PROBLEM REQUIREMENTS
Pick out all lines with the word "lane" from the records that follow.

[Dataset records]
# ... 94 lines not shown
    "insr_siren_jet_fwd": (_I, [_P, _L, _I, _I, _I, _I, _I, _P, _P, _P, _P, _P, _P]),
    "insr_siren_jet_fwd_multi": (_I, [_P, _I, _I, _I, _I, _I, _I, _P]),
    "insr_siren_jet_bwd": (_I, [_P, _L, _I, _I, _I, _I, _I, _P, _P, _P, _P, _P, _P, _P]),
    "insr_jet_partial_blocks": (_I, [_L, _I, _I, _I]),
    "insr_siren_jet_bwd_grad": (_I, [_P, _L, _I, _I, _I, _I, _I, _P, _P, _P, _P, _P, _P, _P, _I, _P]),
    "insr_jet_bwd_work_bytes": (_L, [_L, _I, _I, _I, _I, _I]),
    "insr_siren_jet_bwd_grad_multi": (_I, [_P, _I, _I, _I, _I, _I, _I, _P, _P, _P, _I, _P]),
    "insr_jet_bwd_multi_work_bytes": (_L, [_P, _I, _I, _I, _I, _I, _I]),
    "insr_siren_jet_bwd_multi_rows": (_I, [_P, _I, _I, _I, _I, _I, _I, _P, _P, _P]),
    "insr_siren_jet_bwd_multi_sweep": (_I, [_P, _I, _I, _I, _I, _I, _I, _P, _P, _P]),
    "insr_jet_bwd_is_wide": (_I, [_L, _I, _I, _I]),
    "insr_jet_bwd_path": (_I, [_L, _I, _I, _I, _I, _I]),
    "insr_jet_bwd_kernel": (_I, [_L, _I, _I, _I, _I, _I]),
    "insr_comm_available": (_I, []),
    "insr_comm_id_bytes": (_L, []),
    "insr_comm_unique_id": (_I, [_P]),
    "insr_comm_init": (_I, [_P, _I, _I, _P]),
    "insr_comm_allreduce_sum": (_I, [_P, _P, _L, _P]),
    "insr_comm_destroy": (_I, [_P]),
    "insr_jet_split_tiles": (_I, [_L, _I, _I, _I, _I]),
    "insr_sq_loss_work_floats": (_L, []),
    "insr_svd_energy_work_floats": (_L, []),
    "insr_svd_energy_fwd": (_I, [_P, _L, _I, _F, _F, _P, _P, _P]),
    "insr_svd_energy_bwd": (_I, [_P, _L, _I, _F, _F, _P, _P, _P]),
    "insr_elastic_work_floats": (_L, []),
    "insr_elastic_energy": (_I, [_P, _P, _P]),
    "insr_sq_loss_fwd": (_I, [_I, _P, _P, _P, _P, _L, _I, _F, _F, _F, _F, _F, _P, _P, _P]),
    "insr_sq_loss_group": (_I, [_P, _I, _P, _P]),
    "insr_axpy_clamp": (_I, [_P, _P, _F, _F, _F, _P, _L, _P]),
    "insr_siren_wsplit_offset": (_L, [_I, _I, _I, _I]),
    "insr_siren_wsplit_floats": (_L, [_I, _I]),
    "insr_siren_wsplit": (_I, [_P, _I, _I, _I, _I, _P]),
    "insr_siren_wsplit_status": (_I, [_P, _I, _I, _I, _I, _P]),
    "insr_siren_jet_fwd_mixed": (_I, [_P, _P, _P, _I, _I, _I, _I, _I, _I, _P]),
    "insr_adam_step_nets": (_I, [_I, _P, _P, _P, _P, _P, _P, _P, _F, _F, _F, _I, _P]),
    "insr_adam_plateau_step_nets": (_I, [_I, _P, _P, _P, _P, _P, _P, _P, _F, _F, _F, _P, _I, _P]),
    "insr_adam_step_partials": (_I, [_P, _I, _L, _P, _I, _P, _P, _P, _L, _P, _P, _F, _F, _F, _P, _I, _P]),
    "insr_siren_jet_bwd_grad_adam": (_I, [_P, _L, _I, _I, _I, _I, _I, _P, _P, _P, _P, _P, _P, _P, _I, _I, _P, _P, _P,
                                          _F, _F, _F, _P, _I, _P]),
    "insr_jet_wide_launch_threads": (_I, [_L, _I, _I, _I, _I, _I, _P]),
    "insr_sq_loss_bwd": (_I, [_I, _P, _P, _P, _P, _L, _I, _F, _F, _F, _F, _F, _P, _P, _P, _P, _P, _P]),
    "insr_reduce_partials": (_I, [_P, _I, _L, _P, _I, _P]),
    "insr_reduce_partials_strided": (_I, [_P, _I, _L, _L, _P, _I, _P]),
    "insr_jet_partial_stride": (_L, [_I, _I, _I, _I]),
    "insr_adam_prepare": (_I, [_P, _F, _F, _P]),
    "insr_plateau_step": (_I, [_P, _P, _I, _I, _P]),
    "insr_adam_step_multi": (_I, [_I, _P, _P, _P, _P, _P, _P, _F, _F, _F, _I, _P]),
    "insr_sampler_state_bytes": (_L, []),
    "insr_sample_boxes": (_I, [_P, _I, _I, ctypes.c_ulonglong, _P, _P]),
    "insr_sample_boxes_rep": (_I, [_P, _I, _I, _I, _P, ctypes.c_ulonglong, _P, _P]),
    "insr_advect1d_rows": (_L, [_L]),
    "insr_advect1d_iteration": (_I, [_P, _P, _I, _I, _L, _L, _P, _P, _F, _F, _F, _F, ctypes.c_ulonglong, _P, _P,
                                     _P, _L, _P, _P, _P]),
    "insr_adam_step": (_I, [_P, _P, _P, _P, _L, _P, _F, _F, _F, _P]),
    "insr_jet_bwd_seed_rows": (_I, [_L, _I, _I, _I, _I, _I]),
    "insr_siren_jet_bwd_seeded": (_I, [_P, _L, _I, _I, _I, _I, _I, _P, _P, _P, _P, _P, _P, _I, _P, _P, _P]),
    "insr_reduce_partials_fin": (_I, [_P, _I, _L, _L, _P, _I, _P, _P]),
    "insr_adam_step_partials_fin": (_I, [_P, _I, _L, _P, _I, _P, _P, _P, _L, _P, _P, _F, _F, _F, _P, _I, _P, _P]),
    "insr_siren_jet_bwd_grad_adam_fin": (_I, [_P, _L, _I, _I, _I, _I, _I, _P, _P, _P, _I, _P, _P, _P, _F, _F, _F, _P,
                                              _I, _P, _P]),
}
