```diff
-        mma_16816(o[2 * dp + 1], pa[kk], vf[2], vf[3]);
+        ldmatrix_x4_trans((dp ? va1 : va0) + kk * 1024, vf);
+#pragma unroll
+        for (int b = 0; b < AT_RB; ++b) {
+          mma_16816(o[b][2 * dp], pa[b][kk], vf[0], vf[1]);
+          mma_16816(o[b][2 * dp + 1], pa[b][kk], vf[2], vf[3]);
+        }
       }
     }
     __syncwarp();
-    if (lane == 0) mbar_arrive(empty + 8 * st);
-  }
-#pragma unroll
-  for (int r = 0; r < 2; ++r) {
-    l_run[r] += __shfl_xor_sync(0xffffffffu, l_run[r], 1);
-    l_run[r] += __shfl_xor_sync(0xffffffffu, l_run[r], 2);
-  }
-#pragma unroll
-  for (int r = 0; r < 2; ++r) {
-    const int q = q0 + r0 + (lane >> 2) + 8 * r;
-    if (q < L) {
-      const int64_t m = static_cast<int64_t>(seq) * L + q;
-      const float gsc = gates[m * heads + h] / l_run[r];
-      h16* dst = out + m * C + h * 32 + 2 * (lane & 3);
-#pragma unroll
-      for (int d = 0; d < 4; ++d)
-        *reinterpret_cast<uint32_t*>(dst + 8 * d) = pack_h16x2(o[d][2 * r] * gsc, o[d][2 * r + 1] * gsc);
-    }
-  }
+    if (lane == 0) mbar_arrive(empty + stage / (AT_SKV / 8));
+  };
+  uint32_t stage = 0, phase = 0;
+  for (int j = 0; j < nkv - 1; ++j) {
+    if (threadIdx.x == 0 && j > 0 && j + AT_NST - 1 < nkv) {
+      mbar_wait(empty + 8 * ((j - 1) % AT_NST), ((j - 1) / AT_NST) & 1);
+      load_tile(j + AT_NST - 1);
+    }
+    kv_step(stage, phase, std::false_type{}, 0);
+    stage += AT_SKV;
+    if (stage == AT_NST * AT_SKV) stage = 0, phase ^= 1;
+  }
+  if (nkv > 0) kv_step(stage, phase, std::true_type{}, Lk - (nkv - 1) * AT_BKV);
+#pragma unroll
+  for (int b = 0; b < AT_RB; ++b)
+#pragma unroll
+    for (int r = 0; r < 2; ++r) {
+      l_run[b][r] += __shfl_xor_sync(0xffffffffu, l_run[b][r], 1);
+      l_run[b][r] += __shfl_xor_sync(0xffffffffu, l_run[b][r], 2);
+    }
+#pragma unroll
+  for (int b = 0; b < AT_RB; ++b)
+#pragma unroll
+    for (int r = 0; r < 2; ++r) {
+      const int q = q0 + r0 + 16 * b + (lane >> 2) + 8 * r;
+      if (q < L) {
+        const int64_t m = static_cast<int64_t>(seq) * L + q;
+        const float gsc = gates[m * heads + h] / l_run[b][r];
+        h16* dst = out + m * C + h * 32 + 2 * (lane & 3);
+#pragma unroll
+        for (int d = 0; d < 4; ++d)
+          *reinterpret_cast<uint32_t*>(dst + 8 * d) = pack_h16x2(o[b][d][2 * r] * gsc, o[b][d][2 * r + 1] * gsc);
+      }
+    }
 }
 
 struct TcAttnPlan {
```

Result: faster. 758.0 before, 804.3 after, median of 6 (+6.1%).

WRITTEN SOLUTION
-    if (lane == 0) mbar_arrive(empty + 8 * st);
-    const int q = q0 + r0 + (lane >> 2) + 8 * r;
-      h16* dst = out + m * C + h * 32 + 2 * (lane & 3);
+    if (lane == 0) mbar_arrive(empty + stage / (AT_SKV / 8));
+      const int q = q0 + r0 + 16 * b + (lane >> 2) + 8 * r;
+        h16* dst = out + m * C + h * 32 + 2 * (lane & 3);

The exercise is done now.